Designing for Failure
How to architect agents that don't crash: classify errors before handling them, design timeout budgets at every level, validate state at node boundaries, and verify failure paths with fault injection.
Quick Reference
- →Classify errors before handling: transient (retry), rate-limited (honor Retry-After), LLM-recoverable (re-prompt), user-fixable (interrupt), fatal (bubble up)

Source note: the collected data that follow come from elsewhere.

@@ -60,6 +69,7 @@
       d.hs1F = num / c.twoDT;
     }
   }
+  d.stabSafe = rs_stab_safe(c.logMom, c.logHeat);
   d.bareFastOk = (c.MaxWatmms >= 0.0 && c.MaxSnowmms >= 0.0 && c.MaxIcemms >= 0.0 && c.MaxDepmms >= 0.0) ? 1 : 0;
   d.precFastOk = (c.MinPrecmm >= 0.0) ? 1 : 0;
 }
diff --git a/roadsurf_amd/csrc/rs_kernels.hip b/roadsurf_amd/csrc/rs_kernels.hip
--- a/roadsurf_amd/csrc/rs_kernels.hip
+++ b/roadsurf_amd/csrc/rs_kernels.hip
@@ -625,7 +625,11 @@
   step_lanes<LdsProfile, FULL, false, true, false, false, false, DIAG>(a, math_lds, lds);
 }
 
+#ifdef RS_EAIR_SURFACE
+enum { PR_TAIR = 0, PR_VZ, PR_RHZ, PR_RAIN, PR_SNOW, PR_AVC, PR_SW, PR_LW, PR_OBS, PR_LEAN = PR_OBS, PR_FULL = PR_OBS + 1 };
+#else
 enum { PR_TAIR = 0, PR_VZ, PR_RHZ, PR_RAIN, PR_SNOW, PR_AVC, PR_EAIR, PR_SW, PR_LW, PR_OBS, PR_LEAN = PR_OBS, PR_FULL = PR_OBS + 1 };
+#endif
 template <int NPREP>
 struct DuoMailT {
   double v[2][2][64];
@@ -640,7 +644,9 @@
   w[PR_TAIR][lane] = q.tair; w[PR_VZ][lane] = q.vz; w[PR_RHZ][lane] = q.rhz; w[PR_RAIN][lane] = q.rain;
   w[PR_SNOW][lane] = q.snow;
   w[PR_AVC][lane] = q.AirHCap * q.AirDens;
+#ifndef RS_EAIR_SURFACE
   w[PR_EAIR][lane] = q.EAir;
+#endif
   if (!SKYG) {
     w[PR_SW][lane] = q.sw;
     w[PR_LW][lane] = q.lw;
@@ -657,7 +663,10 @@
   q.snow = w[PR_SNOW][lane];
   const double AirVCap = w[PR_AVC][lane];
   q.AirVCap = AirVCap;
-  q.EAir = w[PR_EAIR][lane]; q.sw = w[PR_SW][lane]; q.lw = w[PR_LW][lane];
+#ifndef RS_EAIR_SURFACE
+  q.EAir = w[PR_EAIR][lane];
+#endif
+  q.sw = w[PR_SW][lane]; q.lw = w[PR_LW][lane];
   if (FULL) q.tsurfobs = w[PR_OBS][lane];
   uint32_t flags = mail.prep_bad[buf][lane];
   if (SKYG) flags |= skyfl[buf * 64 + lane];
@@ -666,7 +675,9 @@
     q.night = (flags & 2u) != 0u;
     q.trffric = q.night ? fricN : fricD;
   }
+#ifndef RS_BL_LAST
   q.PsychC = R4(0.1) * (R4(0.00063) * (q.tair + R4(273.15)) + R4(0.47496));
+#endif
   q.den0 = AirVCap * (q.tair + R4(273.15));
   q.vkvz = c.VK_Const * q.vz;
   q.avk = AirVCap * c.VK_Const;
diff --git a/roadsurf_amd/csrc/rs_math.hpp b/roadsurf_amd/csrc/rs_math.hpp
--- a/roadsurf_amd/csrc/rs_math.hpp
+++ b/roadsurf_amd/csrc/rs_math.hpp
@@ -46,7 +46,7 @@
 }
 
 static __device__ unsigned long long g_div_mismatch[3] = {0ull, 0ull, 0ull};
-#define RS_BL_NSTATS 56
+#define RS_BL_NSTATS 57
 static __device__ unsigned long long g_bl_stats[RS_BL_NSTATS];
 #define RS_DIV_SAMPLES 64
 static __device__ double g_div_samples[RS_DIV_SAMPLES][4];
diff --git a/roadsurf_amd/csrc/rs_physics.hpp b/roadsurf_amd/csrc/rs_physics.hpp
--- a/roadsurf_amd/csrc/rs_physics.hpp
+++ b/roadsurf_amd/csrc/rs_physics.hpp
@@ -40,6 +40,12 @@
 #define RS_DRY_TAIL 1
 #if !defined(RS_NO_DRY_ESURF_SKIP) && !defined(RS_EXP_SURFACE_LIGHT) && !defined(RS_EXP_PIPE1)
 #define RS_DRY_ESURF 1
+#if !defined(RS_NO_BL_LAST_SKIP) && !defined(RS_EXP_STAB_CHAIN)
+#define RS_BL_LAST 1
+#endif
+#ifndef RS_NO_EAIR_SURFACE
+#define RS_EAIR_SURFACE 1
+#endif
 #endif
 #endif
 #include "rs_physics_body.inc"
diff --git a/roadsurf_amd/csrc/rs_physics_body.inc b/roadsurf_amd/csrc/rs_physics_body.inc
--- a/roadsurf_amd/csrc/rs_physics_body.inc
+++ b/roadsurf_amd/csrc/rs_physics_body.inc
@@ -131,9 +131,8 @@
 }
 
 template <bool IEEE = false>
-__device__ __forceinline__ bool bl_iteration(const RS_CONSTS &c, const MathTab &mt,
-                                             const BlInv &v, BlVar &x, int j, RS_REAL stab_num,
-                                             bool *unstable = nullptr) {
+__device__ __forceinline__ bool bl_pass(const RS_CONSTS &c, const BlInv &v, BlVar &x, int j, RS_REAL stab_num,
+                                        RS_REAL &Stab) {
   const RS_REAL ConvLim = R4(0.001);
   const RS_REAL BLCond_Old = x.BLCond;
   RS_REAL UStar;
@@ -146,10 +145,15 @@
   }
 #ifdef RS_EXP_STAB_CHAIN
   const RS_REAL a_ = (!IEEE && j == 1) ? c.logUstar : c.logUstar + x.PSIM;
-  RS_REAL Stab = (stab_num * x.BLCond * v.dT) * ((a_ * a_ * a_) * v.kinv);
-#else
-  RS_REAL Stab = rs_dvb<IEEE>(stab_num * x.BLCond * v.dT, v.den0 * (UStar * UStar * UStar));
-#endif
+  Stab = (stab_num * x.BLCond * v.dT) * ((a_ * a_ * a_) * v.kinv);
+#else
+  Stab = rs_dvb<IEEE>(stab_num * x.BLCond * v.dT, v.den0 * (UStar * UStar * UStar));
+#endif
+  return (j >= 5) && (rs_fabs(x.BLCond - BLCond_Old) < ConvLim);
+}
+
+template <bool IEEE = false>
+__device__ __forceinline__ void bl_arm(const MathTab &mt, RS_REAL Stab, BlVar &x, bool *unstable = nullptr) {
 #ifndef RS_STAB_UPPER
   if (Stab > 1) Stab = 1;
 #endif
@@ -165,10 +169,26 @@
     x.PSIM = R4(0.6) * x.PSIH;
     if (unstable) *unstable = true;
   }
-  return (j >= 5) && (rs_fabs(x.BLCond - BLCond_Old) < ConvLim);
+}
+
+template <bool IEEE = false>
+__device__ __forceinline__ bool bl_iteration(const RS_CONSTS &c, const MathTab &mt,
+                                             const BlInv &v, BlVar &x, int j, RS_REAL stab_num,
+                                             bool *unstable = nullptr) {
+  RS_REAL Stab;
+  const bool done = bl_pass<IEEE>(c, v, x, j, stab_num, Stab);
+  bl_arm<IEEE>(mt, Stab, x, unstable);
+  return done;
 }
 
 #ifdef RS_DRY_TAIL
+__device__ __forceinline__ bool dry_tail_dry(RS_REAL wat, RS_REAL raDen) {
+  return (wat <= R4(0.0)) && rs_is_pos_finite(raDen);
+}
+__device__ __forceinline__ bool dry_tail_warm_t(RS_REAL tsurf, RS_REAL tair) {
+  return (tair > R4(-100.0)) && (tsurf < R4(100.0)) && (tsurf >= tair + R4(0.01));
+}
+__device__ __forceinline__ bool dry_tail_psychc(RS_REAL PsychC) { return (PsychC > R4(0.0)) && (PsychC < R4(1.0)); }
 __device__ __forceinline__ bool dry_tail_signs(RS_REAL wat, RS_REAL raNum, RS_REAL raDen) {
   return (wat <= R4(0.0)) && (raNum > R4(0.0)) && rs_is_pos_finite(raDen);
 }
@@ -198,12 +218,19 @@
                                           RS_REAL rhz, RS_REAL wat, RS_REAL &le, RS_REAL &evap) {
 #ifdef RS_DRY_TAIL
   const RS_REAL raNum = (c.logMom + x.PSIM) * (c.logHeat + x.PSIH), raDen = c.VK_Const * c.VK_Const * vz;
+  const bool signs = dry_tail_signs(wat, raNum, raDen);
+#if defined(RS_DRY_ESURF) && defined(RS_EAIR_SURFACE)
+  if (!IEEE && rs_wave_all(signs && dry_tail_warm_t(tsurf, tair))) {
+    le = R4(0.0);
+    evap = R4(0.0);
+    return;
+  }
+#endif
   const RS_REAL aa = (tair < 0) ? R4(21.875) : R4(17.269);
   const RS_REAL ba = (tair < 0) ? R4(265.5) : R4(237.3);
   const RS_REAL ESat = R4(0.61078) * rs_exp(mt, rs_dv<IEEE>(aa * tair, tair + ba));
   const RS_REAL EAir = rs_min_num_one(R4(0.01) * rhz) * ESat;
-  const bool signs = dry_tail_signs(wat, raNum, raDen);
-#ifdef RS_DRY_ESURF
+#if defined(RS_DRY_ESURF) && !defined(RS_EAIR_SURFACE)
   if (!IEEE && rs_wave_all(dry_tail_warm(signs, tsurf, tair, EAir))) {
     le = R4(0.0);
     evap = R4(0.0);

- →Retrying non-idempotent tools creates duplicates — always generate an idempotency key before calling write operations
- →Design a four-level timeout budget: tool (5–30s) → node (30–60s) → workflow (60–120s) → user-facing SLA
- →Validate state at every node boundary with Pydantic — state corruption caught at entry is a one-line fix; caught 3 nodes downstream it's a 2-hour debugging session
- →The Anthropic SDK retries automatically (max_retries=2 by default) — adding tenacity on top without disabling SDK retry gives you 6 attempts instead of 3
- →Fault injection in staging finds failures that happy-path unit tests never reach
- →For runtime resilience — fallback chains, circuit breakers, feature degradation under load — see the Graceful Degradation article
When Failure Design Matters
A single LLM call with no external tools needs a try/catch and not much else. Add one external API and you need timeouts and retries. Add user-facing latency requirements and you need a timeout budget. Add multi-step workflows and you need state validation. Add write operations and you need idempotency. The following table maps agent complexity to the patterns that are actually required — not as a checklist to complete, but as a guide to where bugs hide:
| Agent Type | What Can Go Wrong | Minimum Required |
|---|---|---|
| Single LLM call | Model error, rate limit | try/catch + retry |
| LLM + read-only tools | Tool timeout, API error | Timeout + error taxonomy |
| LLM + write tools | Duplicate writes on retry | Idempotency key + timeout |
| Multi-step workflow | State corruption cascade | + State validation at boundaries |
| User-facing, multi-step | Latency SLA violations | + Timeout budget hierarchy |
This article covers design-time decisions: how to build an agent that doesn't crash when things go wrong. For runtime behavior — fallback chains, circuit breakers, feature degradation under load — see the Graceful Degradation article. The two are complementary, not overlapping.